Supplied records Start Marker

@@ -124,7 +124,7 @@
                 const int ohw = p.OH * p.OW;
                 const int img = m / ohw, rem = m - img * ohw;
                 const int oh = rem / p.OW, ow = rem - oh * p.OW;
-                const int ih0 = oh * p.stride - p.pad, iw0 = ow * p.stride - p.pad;
+                const int ih0 = oh * p.stride - p.pad + p.tap_oy, iw0 = ow * p.stride - p.pad + p.tap_ox;
                 const int He = UPS ? 2 * p.H : p.H, We = UPS ? 2 * p.W : p.W;
                 int mk = 0;
                 if constexpr (WRAP) {
@@ -317,8 +317,9 @@
             }
         }
     };
-    auto epi_fast = [&](auto S32_, auto S16_, auto RES_, auto ST_, int wrow0, int wcol0) __attribute__((always_inline)) {
-        constexpr bool S32 = decltype(S32_)::value, S16 = decltype(S16_)::value, RES = decltype(RES_)::value, ST = decltype(ST_)::value;
+    auto epi_fast = [&](auto S32_, auto S16_, auto RES_, auto ST_, auto PIX_, int wrow0, int wcol0) __attribute__((always_inline)) {
+        constexpr bool S32 = decltype(S32_)::value, S16 = decltype(S16_)::value, RES = decltype(RES_)::value, ST = decltype(ST_)::value, PIX = decltype(PIX_)::value;
+        static_assert(!PIX || (S32 && !S16 && !RES && !ST), "the pixel map is built for the plain fp32 epilogue");
         constexpr int NR = 2 * RA;
         constexpr int PF = !ST ? (BM == 128 ? NR : 2) : (BM == 128 ? NR : 1);
         f32x4 cs[ST ? NCB : 1], cq[ST ? NCB : 1], ck[ST ? NCB : 1];
@@ -338,12 +339,21 @@
         };
 #pragma unroll
         for (int r = 0; r < PF && r < NR; ++r) fetch(r);
-        float* c32b = S32 ? p.C32 + (long)(wrow0 + l15) * p.ldc32 + wcol0 + 4 * lg : nullptr;
+        float* c32b = S32 && !PIX ? p.C32 + (long)(wrow0 + l15) * p.ldc32 + wcol0 + 4 * lg : nullptr;
         _Float16* c16b = S16 ? p.C16 + (long)(wrow0 + l15) * p.ldc16 + wcol0 + 4 * lg : nullptr;
 #pragma unroll
         for (int r = 0; r < NR; ++r) {
             if (r + PF < NR) fetch(r + PF);
             const int qa = r / RA, i = r % RA;
+            if constexpr (PIX) {
+                const int mb = wrow0 + row_of(r);
+                if (mb < p.M) {
+                    const long opx = ups_out_pixel(mb, p.OH, p.OW, p.opix) + 2 * l15;
+                    float* orow = p.C32 + opx * p.ldc32 + wcol0 + 4 * lg;
+#pragma unroll
+                    for (int c = 0; c < NCB; ++c) *reinterpret_cast<f32x4*>(orow + c * 16) = acc[qa][i][c] + cb[c];
+                }
+            } else
             if constexpr (S16 && !S32 && !RES && !ST) {
                 _Float16* rowp = p.C16 + (long)(wrow0 + l15 + row_of(r)) * p.ldc16 + wcol0 + 8 * (lg >> 1) + 16 * (lg & 1);
 #pragma unroll
@@ -783,11 +793,12 @@
         using std::integral_constant;
         using T = std::true_type;
         using F = std::false_type;
-        if constexpr (EPI == PP_EPI_F16) { epi_fast(F{}, T{}, F{}, F{}, wrow0, wcol0); return; }
-        if constexpr (EPI == PP_EPI_F32) { epi_fast(T{}, F{}, F{}, F{}, wrow0, wcol0); return; }
-        if constexpr (EPI == PP_EPI_F32_RES) { epi_fast(T{}, F{}, T{}, F{}, wrow0, wcol0); return; }
-        if constexpr (EPI == PP_EPI_F32_STATS) { epi_fast(T{}, F{}, F{}, T{}, wrow0, wcol0); return; }
-        if constexpr (EPI == PP_EPI_F32_RES_STATS) { epi_fast(T{}, F{}, T{}, T{}, wrow0, wcol0); return; }
+        if constexpr (EPI == PP_EPI_F16) { epi_fast(F{}, T{}, F{}, F{}, F{}, wrow0, wcol0); return; }
+        if constexpr (EPI == PP_EPI_F32) { epi_fast(T{}, F{}, F{}, F{}, F{}, wrow0, wcol0); return; }
+        if constexpr (EPI == PP_EPI_F32_RES) { epi_fast(T{}, F{}, T{}, F{}, F{}, wrow0, wcol0); return; }
+        if constexpr (EPI == PP_EPI_F32_STATS) { epi_fast(T{}, F{}, F{}, T{}, F{}, wrow0, wcol0); return; }
+        if constexpr (EPI == PP_EPI_F32_RES_STATS) { epi_fast(T{}, F{}, T{}, T{}, F{}, wrow0, wcol0); return; }
+        if constexpr (EPI == PP_EPI_F32_PIX) { epi_fast(T{}, F{}, F{}, F{}, T{}, wrow0, wcol0); return; }
         if constexpr (EPI == PP_EPI_GEGLU16) { epi_fast_geglu(wrow0, wcol0); return; }
         if constexpr (EPI == PP_EPI_F32_LN) { epi_ln(F{}, wrow0, wcol0); return; }
         if constexpr (EPI == PP_EPI_F32_RES_LN) { epi_ln(T{}, wrow0, wcol0); return; }
diff --git a/mlimgsynth_amd/csrc/hip/ups_phase.hip b/mlimgsynth_amd/csrc/hip/ups_phase.hip
--- /dev/null
+++ b/mlimgsynth_amd/csrc/hip/ups_phase.hip
@@ -0,0 +1,75 @@
+#include <hip/hip_runtime.h>
+#include "common.hpp"
+#include "gemm_params.hpp"
+
+namespace {
+
+__host__ __device__ __forceinline__ void ups_tap_set(int par, int a, int& k0, int& k1)
+{
+    if (par == 0) { k0 = a ? 1 : 0; k1 = a ? 2 : 0; }
+    else { k0 = a ? 2 : 0; k1 = a ? 2 : 1; }
+}
+
+__host__ __device__ __forceinline__ _Float16 ups_phase_weight(const _Float16* src, long e, int cout, int cin)
+{
+    const int c = (int)(e % cin); long t = e / cin;
+    const int b = (int)(t & 1), a = (int)((t >> 1) & 1); t >>= 2;
+    const int o = (int)(t % cout), phase = (int)(t / cout);
+    int kh0, kh1, kw0, kw1;
+    ups_tap_set(phase >> 1, a, kh0, kh1);
+    ups_tap_set(phase & 1, b, kw0, kw1);
+    float s = 0.f;
+    bool first = true;
+    for (int kh = kh0; kh <= kh1; ++kh)
+        for (int kw = kw0; kw <= kw1; ++kw) {
+            const float w = (float)src[((long)(o * 3 + kh) * 3 + kw) * cin + c];
+            s = first ? w : s + w;
+            first = false;
+        }
+    return (_Float16)s;
+}
+
+__global__ void ups_phase_weights_kernel(const _Float16* __restrict__ src, _Float16* __restrict__ dst, int cout, int cin, long n)
+{
+    GRID_LOOP(e, n) dst[e] = ups_phase_weight(src, e, cout, cin);
+}
+
+}
+
+extern "C" {
+
+MLSD_API int mlsd_ups_phase_weights(const void* src, void* dst, int cout, int cin, void* stream)
+{
+    if (!src || !dst || cout < 1 || cin < 1) return mlsd_set_error(-1, "mlsd_ups_phase_weights: null pointer or empty weight (%d x %d)", cout, cin);
+    const long n = 16L * cout * cin;
+    if (mlsd_runtime_is_dry()) return mlsd_ups_phase_weights_host(src, dst, cout, cin);
+    hipLaunchKernelGGL(ups_phase_weights_kernel, dim3(nblk(n)), dim3(256), 0, (hipStream_t)stream, (const _Float16*)src, (_Float16*)dst, cout, cin, n);
+    return mlsd_check_launch("ups_phase_weights");
+}
+
+MLSD_API int mlsd_ups_phase_weights_host(const void* src, void* dst, int cout, int cin)
+{
+    if (!src || !dst || cout < 1 || cin < 1) return mlsd_set_error(-1, "mlsd_ups_phase_weights_host: null pointer or empty weight (%d x %d)", cout, cin);
+    const long n = 16L * cout * cin;
+    for (long e = 0; e < n; ++e) ((_Float16*)dst)[e] = ups_phase_weight((const _Float16*)src, e, cout, cin);
+    return 0;
+}
+
+MLSD_API long mlsd_conv_tap_source(const mlsd_gemm_args* a, int m, int kh, int kw)
+{
+    if (!a || !a->conv || a->upsample || m < 0 || m >= a->M) return -2;
+    const int ohw = a->OH * a->OW, img = m / ohw, rem = m - img * ohw, oh = rem / a->OW, ow = rem - oh * a->OW;
+    int ih = oh * a->stride - a->pad + a->tap_oy + kh, iw = ow * a->stride - a->pad + a->tap_ox + kw;
+    if (a->wrap & 2) ih = wrap_fold(ih, a->H);
+    if (a->wrap & 1) iw = wrap_fold(iw, a->W);
+    if ((unsigned)ih >= (unsigned)a->H || (unsigned)iw >= (unsigned)a->W) return -1;
+    return ((long)img * a->H + ih) * a->W + iw;
+}
+
+MLSD_API long mlsd_conv_out_pixel(const mlsd_gemm_args* a, int m)
+{
+    if (!a || m < 0 || m >= a->M) return -2;
+    return a->out_phase ? ups_out_pixel(m, a->OH, a->OW, a->out_phase) : m;
+}
+
+}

Supplied records End Marker

Transcribe the material exactly, stopping after the "p.stride - p.pad;" line.

Task response:
@@ -124,7 +124,7 @@
                 const int ohw = p.OH * p.OW;
                 const int img = m / ohw, rem = m - img * ohw;
                 const int oh = rem / p.OW, ow = rem - oh * p.OW;
-                const int ih0 = oh * p.stride - p.pad, iw0 = ow * p.stride - p.pad;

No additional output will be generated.